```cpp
class Model {
  public:
    Model(int device, int part = 0, int n_parts = 1);
    ~Model();
    void load_file(const char* path);
    void load_device_blob(const void* d_blob, size_t n, bool adopt = false);
    void adopt_blob_guard(void* d_blob) { blob_ = static_cast<char*>(d_blob); }

    void infer_device(const int64_t* d_ids, int64_t t_stride, const int32_t* lens_host, int B,
                      const float* d_styles, const float* speeds_host, int n_speed, uint64_t seed, uint32_t flags,
                      float* d_audio, int64_t audio_ld, int32_t* d_frames, int64_t* need_ld);
    void infer_host(const int64_t* ids, int64_t t_stride, const int32_t* lens, int B, const float* styles,
                    const float* speeds, int n_speed, uint64_t seed, uint32_t flags, float** out,
                    int64_t* out_lens, const uint64_t* utt_seeds = nullptr);
    struct HostCall {
        const float* styles = nullptr;
        const int32_t* voice_ids = nullptr;
        const float* weights = nullptr;
        int max_mix = 0;
        const uint64_t* utt_seeds = nullptr;
        int format = 0;
        const int32_t* kinds = nullptr;
        const int32_t* formats = nullptr;
    };
    void infer_host_ex(const int64_t* ids, int64_t t_stride, const int32_t* lens, int B, const float* speeds,
                       int n_speed, uint64_t seed, uint32_t flags, const HostCall& hc, void** out, int64_t* out_bytes,
                       int64_t* out_samples);
    void status(int64_t out[4]) const;
    void note_clean_forward();
    void note_rerun() { n_rerun_ += 1; }
    static constexpr int LSTM_REARM_AFTER = 64;
    void set_voice_table(const float* table, int n_voices);
    int n_voices() const { return n_voices_.load(std::memory_order_acquire); }
    int n_vocab() const { return n_vocab_; }
    void sync();
    void order_after_null_stream();
    void order_null_stream_after();
    void set_pinned(const int32_t* pattern, int n);
    void warmup(int B, int n_tokens, int frames_per_token);
    void arena_bytes(int64_t out[3]) const { out[0] = (int64_t)arenaT_.cap; out[1] = (int64_t)arenaF_.cap; out[2] = (int64_t)arenaIO_.cap; }
    void call_times(double out[4]) const { for (int i = 0; i < 4; ++i) out[i] = call_ms_[i]; }
    void profile_enable(bool on);
    void profile_read(int64_t* launches, double* ms, double* flops);
    struct ProfRec { int rows, Cin, K, dil, stride, store; double cols, flops; float ms; double bytes; };
    void profile_aux(int64_t* stats_launches, double* stats_bytes);
    std::vector<ProfRec> prof_detail;
    struct DiagRec { std::string name; int rows, Cin, K, act_shift; double absmax, rms, count; };
    void diag_enable(bool on);
    const std::vector<DiagRec>& diag_collect();
    void set_act_shift(const std::string& conv_name, int shift);
    int get_act_shift(const std::string& conv_name) const;
    const Tap* find_tap(const std::string& name) const;

    int cu_partition(int* n_parts) const { *n_parts = n_parts_; return part_; }
    void info(int64_t out[8]) const;
    void set_source_variant(int v) { source_variant_ = v; }
    std::mutex mu;
    uint64_t utt_base = 0;
    void set_lanes(int n) { lanes_cfg_ = n < 0 ? 0 : (n > N_LANES ? N_LANES : n); }
    void set_conv_mode(int mode);
    int conv_mode = CONV_F16F8;
    int stft_variant = STFT_ONNX;
    int device;

  private:
    void build();
    const float* wt(const std::string& name) const;
    const TensorInfo& info(const std::string& name) const;
    bool has(const std::string& name) const { return table_.count(name) != 0; }
    float* dev_alloc(size_t floats);
    void pack16(ConvW& c, const PackSrc& src, const float* wT, int n_src_floats[3]);
    ConvW make_conv(const std::string& name, bool bias = true);
    ConvW make_conv_cat(const std::vector<std::string>& names);
    ConvW make_convT(const std::string& name, int stride);
    LstmW make_lstm(const std::string& name);
    void add_fc(const std::string& key, const std::string& fc_name, int style_off);
    long fc_off(const std::string& key) const;

    void conv(const ConvW& w, const T& in, const T& out, const ConvOpts& o);
    void stats(const T& x, const std::string& fc_key);
    void adain_resblk(const std::string& name, const T& x, const T& out, bool upsample, float* ws_a, float* ws_b,
                      float* ws_c);
    void adain_resblock1(const std::string& name, int k, const T& x, const T& xj, const T& t1, const T& out,
                         int accum, float out_div, float2* part_t1, float2* part_xj, hipEvent_t wait_before_last = nullptr);
    void lstm(const LstmW& w, const T& in, const T& out, float* gx);
    void tap(const char* name, const T& t);
    void ensure_arena(Arena& a, size_t bytes);

    static constexpr int N_LANES = 4;
    struct Lane {
        hipStream_t stream = nullptr;
        float *nmean = nullptr, *nscale = nullptr, *nshift = nullptr;
    };
    Lane lanes_[N_LANES];
    int lanes_cfg_ = 0;
    int n_lanes_ = 1;
    std::vector<hipEvent_t> lane_ev_;
    size_t lane_ev_used_ = 0;
    hipEvent_t record_here();
    void wait_here(hipEvent_t e);
    struct LaneScope;
    struct DeviceTurn;
    void sync_lanes();

    int part_ = 0, n_parts_ = 1, cu_count_ = 0;
    int source_variant_ = -2;
    std::vector<uint32_t> cu_mask_;
    void new_stream(hipStream_t* s);
    hipStream_t stream_ = nullptr;
    hipStream_t stream2_ = nullptr;
    hipEvent_t ev_fork_ = nullptr, ev_join_ = nullptr;
    char* blob_ = nullptr;
    size_t blob_bytes_ = 0;
    std::map<std::string, TensorInfo> table_;
    std::vector<void*> owned_;
    std::map<std::string, ConvW> convs_;
    std::map<std::string, LstmW> lstms_;
    std::vector<FcDesc> fc_host_;
    std::map<std::string, long> fc_off_;
    FcDesc* fc_dev_ = nullptr;
    long gb_total_ = 0;
    int n_vocab_ = 178;

    Arena arenaT_, arenaF_, arenaIO_;
    const uint64_t* d_utt_seeds_ = nullptr;
    float* d_voices_ = nullptr;
    std::atomic<int> n_voices_{0};
    int* d_pinned_ = nullptr;
    Arena* stats_arena_ = nullptr;
    Arena* img_arena_ = nullptr;
    int n_pinned_ = 0;

    int B_ = 0, Tmax_ = 0, Fmax_ = 0;
    std::vector<int> hT_, hF_;
    int *dT_ = nullptr, *dF_ = nullptr;
    unsigned long long* d_xchg_[2] = {nullptr, nullptr};
    size_t xchg_cap_ = 0;
    unsigned xchg_epoch_[2] = {0, 0};
    bool p1_region_ = false;
    bool lstm_pair_ok_ = true;
    int lstm_rearm_in_ = 0;
    int64_t n_lstm_timeouts_ = 0, n_rerun_ = 0;
    void infer_host_once(const int64_t* ids, int64_t t_stride, const int32_t* lens, int B, const float* speeds, int n_speed,
                         uint64_t seed, uint32_t flags, const HostCall& hc, void** out, int64_t* out_bytes, int64_t* out_samples);
    std::vector<long> h_off_;
    unsigned h_bad_id_ = 0;
    unsigned* d_dev_err_ = nullptr;
    unsigned* h_words_ = nullptr;
    int* h_stage_ = nullptr;
    size_t h_stage_cap_ = 0;
    int* stage_ints(size_t n);
    hipEvent_t ev_null_ = nullptr;
    hipEvent_t ev_done_ = nullptr;
    hipStream_t main_stream_ = nullptr;
    void check_dev_err();
    unsigned* d_bad_id_ = nullptr;
    float* gb_ = nullptr;
    float *nmean_ = nullptr, *nscale_ = nullptr, *nshift_ = nullptr;
    int n_bs_ = 0;
    bool taps_on_ = false;
    bool dry_ = false;
    std::map<std::string, Tap> taps_;

    struct PrefixKey { const int* lens; int mul, add, bn; hipStream_t stream; const int* dev; };
    std::vector<PrefixKey> prefix_keys_;
    int* d_prefix_ = nullptr;
    size_t prefix_cap_ = 0, prefix_used_ = 0;
    const int* tile_prefix_for(const LenMap& lm, int extra, int bn, int* total);

    struct PartInfo { const float2* part; int tiles, cols_per_tile, C; };
    std::map<const float*, PartInfo> parts_;

    double call_ms_[4] = {0, 0, 0, 0};
    bool diag_on_ = false;
    std::vector<DiagRec> diag_recs_;
    float* d_diag_ = nullptr;
    size_t diag_cap_ = 0, diag_used_ = 0;
    bool prof_on_ = false;
    std::vector<hipEvent_t> ev_;
    size_t ev_used_ = 0;
    double prof_flops_ = 0.0;
    std::vector<ProfRec> prof_recs_;
    int64_t prof_launches_ = 0;
    int64_t prof_stats_launches_ = 0;
    double prof_stats_bytes_ = 0.0;
};

}
```

kokorox_amd/csrc/model.hip:

```cpp
#include <chrono>
#include "model.h"

#include <sys/stat.h>
#include <unistd.h>

#include <cstdlib>
#include <cstring>

#include "onnx_import.h"

namespace kx {

static constexpr float RSQRT2 = 0.70710678118654752f;
static inline int up4(int x) { return (x + 31) & ~31; }

static thread_local int tl_cu_override = 0;
int cu_count_override() { return tl_cu_override; }
struct CuScope {
    int saved;
    explicit CuScope(int n) : saved(tl_cu_override) { tl_cu_override = n; }
    ~CuScope() { tl_cu_override = saved; }
};

Model::Model(int dev, int part, int n_parts) : device(dev), part_(part), n_parts_(n_parts) {
// ... 369 lines not shown
    c.bias = bias;
    float* wh = dev_alloc(2 * 256 * 1024);
    launch_transpose_whh(wt(name + ".weight_hh_l0"), wh, stream_);
    launch_transpose_whh(wt(name + ".weight_hh_l0_reverse"), wh + 256 * 1024, stream_);
    l.whhT = wh;
    return l;
}
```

....................

● **Your objective**: One figure is all that is needed: the number of lines above in which the word "HostCall" appears.

● **Task answer**: 3